Andrew Carey opened the session with what he called a challenge to the industry. Rather than positioning Esri's platform as just another data collection and visualization tool, Carey pushed the audience to reconsider what a digital twin actually needs to do to be useful. His core argument: a hand-drawn floor plan and a 3D scan are both digital representations of the real world — but neither is a digital twin until it can answer questions, integrate live data, and simulate outcomes.

System of Systems: Carey introduced Esri's three-tier framework — system of record (where data is stored and recalled), system of insight (what is extracted and analyzed), and system of engagement (how it's shared and made accessible). This framework, he argued, is what separates a digital twin from a digital model. Every component — LiDAR scans, BIM data, CCTV feeds, IoT sensors — needs to connect to the others through a common location standard for the whole to become meaningful.

City of Nottingham Case Study: Carey highlighted the city of Nottingham, UK as a real-world example of a purpose-built digital twin. The city's permitting process for building and engineering was creating bottlenecks that were stifling investment. By integrating aerial surveys, ground control, building scans, and public-facing 3D models into a single connected system, they accelerated that process and created a platform for public comment on proposed developments. The city expects a two-pound return on every pound invested.

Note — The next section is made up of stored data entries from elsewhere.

void make_params(const Dims& D, ParamTab& T) {
  long cur = 0;
  auto add = [&](long numel) { const long o = cur; T.offsets.push_back(o); T.numels.push_back(numel); cur = align_up(cur + numel, 8); return o; };
  T.pos = add((long)D.n * D.d); T.cls = add(D.d);
  T.pe_g = add(D.P); T.pe_b = add(D.P); T.pe_w = add((long)D.d * D.P); T.pe_bias = add(D.d); T.pe_g2 = add(D.d); T.pe_b2 = add(D.d);
  T.layer.resize(D.L);
  for (int l = 0; l < D.L; ++l) {
    LayerP& p = T.layer[l];
    p.n1g = add(D.d); p.n1b = add(D.d); p.wqkv = add(3L * D.inner * D.d); p.wo = add((long)D.d * D.inner); p.bo = add(D.d);
    p.n2g = add(D.d); p.n2b = add(D.d); p.w1 = add((long)D.m * D.d); p.b1 = add(D.m); p.w2 = add((long)D.d * D.m); p.b2 = add(D.d);
  }
  T.hg = add(D.d); T.hb = add(D.d); T.hw = add((long)D.C * D.d); T.hbias = add(D.C);
  T.total = cur;
}

struct LayerW { long xn1, st1, qkv, lse, ao, x1, xn2, st2, u, h, x2; };
struct LayerScratch { long g16, g16b, du, dqkv, red, red2, red3, cs1; };
struct WS {
  long xp, pst, t, est, x0, xh, hst, wpe16, xm;
  long fst1, fst2;
  long f8x, f8h;
  std::vector<LayerW> layer;
  long g, dxn, hookg, dao, delta, dt, dt16, dxp, dwpe;
  LayerScratch sc[2];
  const LayerScratch& scratch(int l) const { return sc[l & 1]; }
  long red_bytes, red2_bytes, total;
};

void make_ws(const Dims& D, int training, WS& W) {
  long cur = 0;
  auto add = [&](long bytes) { const long o = cur; cur = align_up(cur + bytes, 256); return o; };
  const long M = D.M, T = D.T, d = D.d;
  W.xp = add(T * D.Ppad * 2); W.pst = add(T * 2 * 4); W.t = add(T * d * 4); W.est = add(T * 2 * 4); W.x0 = add(M * d * 4);
  W.xh = add((long)D.B * d * 4); W.hst = add((long)D.B * 2 * 4);
  W.xm = D.pool_mean ? add((long)D.B * d * 4) : -1;
  W.wpe16 = (D.P != D.Ppad) ? add(d * D.Ppad * 2) : -1;
  W.fst1 = add(nv_ln_fold_stats_floats((int)M, (int)d) * 4); W.fst2 = add(nv_ln_fold_stats_floats((int)M, (int)d) * 4);
  const int nl = training ? D.L : 1;
  W.layer.resize(D.L);
  for (int l = 0; l < nl; ++l) {
    LayerW& w = W.layer[l];
    w.xn1 = add(M * d * 2); w.st1 = add(M * 2 * 4); w.qkv = add(M * 3 * D.inner * 2); w.lse = add((long)D.B * D.heads * D.n * 4);
    w.ao = add(M * D.inner * 2); w.x1 = add(M * d * 4); w.xn2 = add(M * d * 2); w.st2 = add(M * 2 * 4);
    w.u = add(M * D.m * 2); w.h = add(M * D.m * 2); w.x2 = add(M * d * 4);
  }
  for (int l = nl; l < D.L; ++l) W.layer[l] = W.layer[0];
  W.f8x = W.f8h = -1;
  if (training) {
    LayerScratch& e = W.sc[0]; LayerScratch& o = W.sc[1];
    W.g = add(M * d * 4); e.g16 = add(M * d * 2); W.dxn = add(M * d * 4); W.hookg = add(M * d * 4); e.du = add(M * D.m * 2);
    W.dao = add(M * D.inner * 2); e.dqkv = add(M * 3 * D.inner * 2); W.delta = add((long)D.B * D.heads * D.n * 4);
    W.dt = add(T * d * 4); W.dt16 = add(T * d * 2); W.dxp = add(T * D.Ppad * 4);
    W.dwpe = (D.P != D.Ppad) ? add(d * D.Ppad * 4) : -1;
    long r = nv_ln_bwd_workspace_bytes(D.M, D.d);
    const long r2 = nv_patch_ln_bwd_workspace_bytes(D.T, D.P), r3 = nv_head_step_workspace_bytes(D.B, D.d),
               r4 = nv_colsum_workspace_bytes(D.M, D.m);
    r = r > r2 ? r : r2; r = r > r3 ? r : r3; r = r > r4 ? r : r4;
    W.red_bytes = r; e.red = add(r);
    e.g16b = add(M * d * 2);
    W.red2_bytes = r4 > r2 ? r4 : r2; e.red2 = add(W.red2_bytes);
    e.red3 = add(nv_ln_bwd_workspace_bytes(D.M, D.d));
    o.g16 = add(M * d * 2); o.g16b = add(M * d * 2); o.du = add(M * D.m * 2); o.dqkv = add(M * 3 * D.inner * 2);
    o.red = add(W.red_bytes); o.red2 = add(W.red2_bytes); o.red3 = add(nv_ln_bwd_workspace_bytes(D.M, D.d));
    const long cs1_bytes = (long)((M + 63) / 64) * D.m * 4;
    e.cs1 = add(cs1_bytes); o.cs1 = add(cs1_bytes);
    W.f8x = add(M * d); W.f8h = add(M * (long)D.m);
  } else {
    W.g = W.dxn = W.hookg = W.dao = W.delta = W.dt = W.dt16 = W.dxp = W.dwpe = -1;
    W.sc[0] = W.sc[1] = {-1, -1, -1, -1, -1, -1, -1, -1};
    W.red_bytes = W.red2_bytes = 0;
  }
  W.total = cur;
}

City of Raleigh Case Study: In partnership with Nvidia and Microsoft, the city of Raleigh deployed a digital twin focused on safety and mobility. Using aerial 3D scan data to contextualize the urban environment, the city integrated static CCTV feeds and AI-powered feature extraction to monitor traffic patterns in real time. The system can identify a stalled vehicle at an intersection, trigger a traffic alert, and dispatch local police — all automatically. This, Carey said, is what makes a digital twin genuinely useful: it solves a real problem your customer already has.

Oriented Imagery: Carey emphasized Esri's oriented imagery workflows as an underutilized tool in the industry. When a drone or aircraft collects data for a photogrammetric model, those raw source images — which often have higher clarity and fidelity than the processed outputs — can be linked directly into the same scene. Clicking on any point in the model pulls up the best raw image of that location. For inspection and documentation workflows, this adds significant value with data already being collected.

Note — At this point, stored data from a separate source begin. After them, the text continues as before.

# s22s/erased-cells

Measured on AMD Instinct MI355X. Metric: Gcells/s + HBM-GB/s roofline %, u8/u16->f64 16384^2, 1/2/4/8 GPUs, higher is better.
Workload: dtype f64

## Files before the change

### erased-cells_amd/csrc/ec_abi.hip

```cpp
#include <hip/hip_runtime.h>


#include <cfloat>
#include <cstdarg>
#include <cstdio>
#include <cstring>
#include <map>
#include <mutex>
#include <string>

#include "ec_lattice.hpp"
#include "ec_map_kernels.hpp"
#include "ec_reduce_kernels.hpp"
#include "ec_runtime.hpp"

namespace ecd {

static_assert(kMaxReduceBlocks <= kFinalizeMaxParts, "the finalize kernels read at most kFinalizeMaxParts partials");

static ec_status ensure_init() { return ensure_ready(); }

static int64_t* result_words(const Scratch& sc) { return sc.host_dev ? sc.host_dev : sc.dev_result(); }
static ec_status fetch_result(const Scratch& sc, int words, hipStream_t s) {
    if (!sc.host_dev) {
// ... 14 lines not shown
    return st;
}

template <typename K>
static int resident_per_cu(K kernel, int block, int want) {
    int nb = 0;
    if (hipOccupancyMaxActiveBlocksPerMultiprocessor(&nb, kernel, block, 0) != hipSuccess || nb < 1) {
        (void)hipGetLastError();
        return want;
    }
    return nb < want ? nb : want;
}

static unsigned residue(const void* p, size_t mod) { return static_cast<unsigned>(reinterpret_cast<uintptr_t>(p) % mod); }
static ReducePlan plan_reduction(const void* p0, unsigned residue1, size_t cell_size, size_t n, const ReduceShape& shape,
                                 const size_t* stream_bytes, int nstreams) {
    return reduce_plan(residue(p0, 16), residue1, cell_size, n, shape, device_cus(), tuning().reduce_bpc, tuning().unaligned_vector != 0,
                       cache_plan(stream_bytes, nstreams));
}
constexpr ReduceShape kScanShape = {kRBlock, kReduceU, 4, kRBlock, 4};

static inline hipStream_t S(ec_stream s) { return static_cast<hipStream_t>(s); }

template <typename Fn> struct pure_store : std::false_type {};
template <typename W> struct pure_store<FillFn<W>> : std::true_type {};

template <typename Fn, int U>
static void launch_map_u(const Fn& fn, size_t n, hipStream_t s) {
    const size_t groups = n / Fn::CPL;
    const size_t tiles = (groups + size_t(kBlock) * U - 1) / (size_t(kBlock) * U);
    const size_t stream_bytes[2] = {n * Fn::kIn0, n * Fn::kIn1};
    const unsigned lds = (pure_store<Fn>::value ? static_cast<unsigned>(tuning().write_lds_kb.load())
                                                : (Fn::kIn0 != 0 ? static_cast<unsigned>(tuning().map_lds_kb.load()) : 0u)) << 10;
    k_map<Fn, U><<<grid_for(tiles), kBlock, lds, s>>>(fn, n, cache_plan(stream_bytes, 2));
}

template <typename Fn>
static ec_status launch_map(const Fn& fn, size_t n, bool aligned, hipStream_t s, const char* what) {
    if (n == 0) return EC_OK;
    if (!aligned) {
        k_map_cellwise<Fn><<<grid_capped((n + kBlock - 1) / kBlock, 8), kBlock, 0, s>>>(fn, n);
    } else {
        switch (tuning().map_u) {
            case 1: launch_map_u<Fn, 1>(fn, n, s); break;
            case 4: launch_map_u<Fn, 4>(fn, n, s); break;
            default: launch_map_u<Fn, 2>(fn, n, s); break;
        }
    }
    return check_launch(what);
// ... 29 lines not shown
        break;
    switch (st) { EC_WITH_CT(EC_ROW) }
#undef EC_ROW
    return set_error(EC_ERR_UNSUPPORTED_TYPE, "convert: bad dtype");
}

template <typename T>
static ec_status launch_min_max(const void* p, const uint8_t* mask, size_t n, int64_t* keys2_dev, hipStream_t s) {
    Scratch sc;
    ec_status st = get_scratch(s, &sc);
    if (st != EC_OK) return st;
    const T* tp = static_cast<const T*>(p);
    unsigned grid = 0;
    if (n > 0) {
        const size_t stream_bytes[2] = {n * sizeof(T), mask ? n : 0};
        auto launch = [&](auto u_tag, auto block_tag, int per_cu) {
            constexpr int U = decltype(u_tag)::value, BLOCK = decltype(block_tag)::value;
            static const int resident[2] = {resident_per_cu(k_min_max_partials<T, false, U, BLOCK>, BLOCK, per_cu),
                                            resident_per_cu(k_min_max_partials<T, true, U, BLOCK>, BLOCK, per_cu)};
            const ReduceShape shape = {BLOCK, U, resident[mask ? 1 : 0], kBlock, 8};
            const ReducePlan pl = plan_reduction(p, mask ? residue(mask, 16 / sizeof(T)) : 0u, sizeof(T), n, shape, stream_bytes, 2);
            grid = pl.grid;
            int64_t* direct = pl.aligned && pl.single ? keys2_dev : nullptr;
            if (!pl.aligned) {
                if (mask) k_min_max_partials_cellwise<T, true><<<grid, kBlock, 0, s>>>(tp, mask, n, sc.dev);
                else k_min_max_partials_cellwise<T, false><<<grid, kBlock, 0, s>>>(tp, nullptr, n, sc.dev);
            } else if (mask) {
                k_min_max_partials<T, true, U, BLOCK><<<grid, BLOCK, 0, s>>>(tp, mask, n, sc.dev, pl.head_policy, direct);
            } else {
                k_min_max_partials<T, false, U, BLOCK><<<grid, BLOCK, 0, s>>>(tp, nullptr, n, sc.dev, pl.head_policy, direct);
            }
            return direct != nullptr;
        };
        using std::integral_constant;
        bool direct = false;
        switch (tuning().reduce_shape) {
// ... 237 lines not shown
extern "C" ec_status ec_min_max(ec_dtype t, const void* p, const uint8_t* mask_or_null, size_t n, ec_value* mn, ec_value* mx,
                                ec_stream stream) {
    EC_REQUIRE_INIT();
    if (!mn || !mx || (n > 0 && !p)) return set_error(EC_ERR_ARG, "ec_min_max: null pointer");
    int64_t keys2[2];
    ec_status st = sync_result(S(stream), 2, keys2, [&](const Scratch&, int64_t* words) {
        return dispatch_min_max(t, p, mask_or_null, n, words, S(stream));
    });
    if (st != EC_OK) return st;
    return ec_min_max_decode(t, keys2, mn, mx);
}
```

ArcGIS Reality Engine: Esri's continued investment in its Reality Engine includes photometric tools for realistic 3D renderings, true ortho workflows that remove building lean and geometric distortion, and web-performant delivery so that complex 3D models render quickly in a browser rather than sitting on an engineer's machine. The broader goal, Carey said, is making spatial data accessible to everyone in an organization — not just the technical specialists.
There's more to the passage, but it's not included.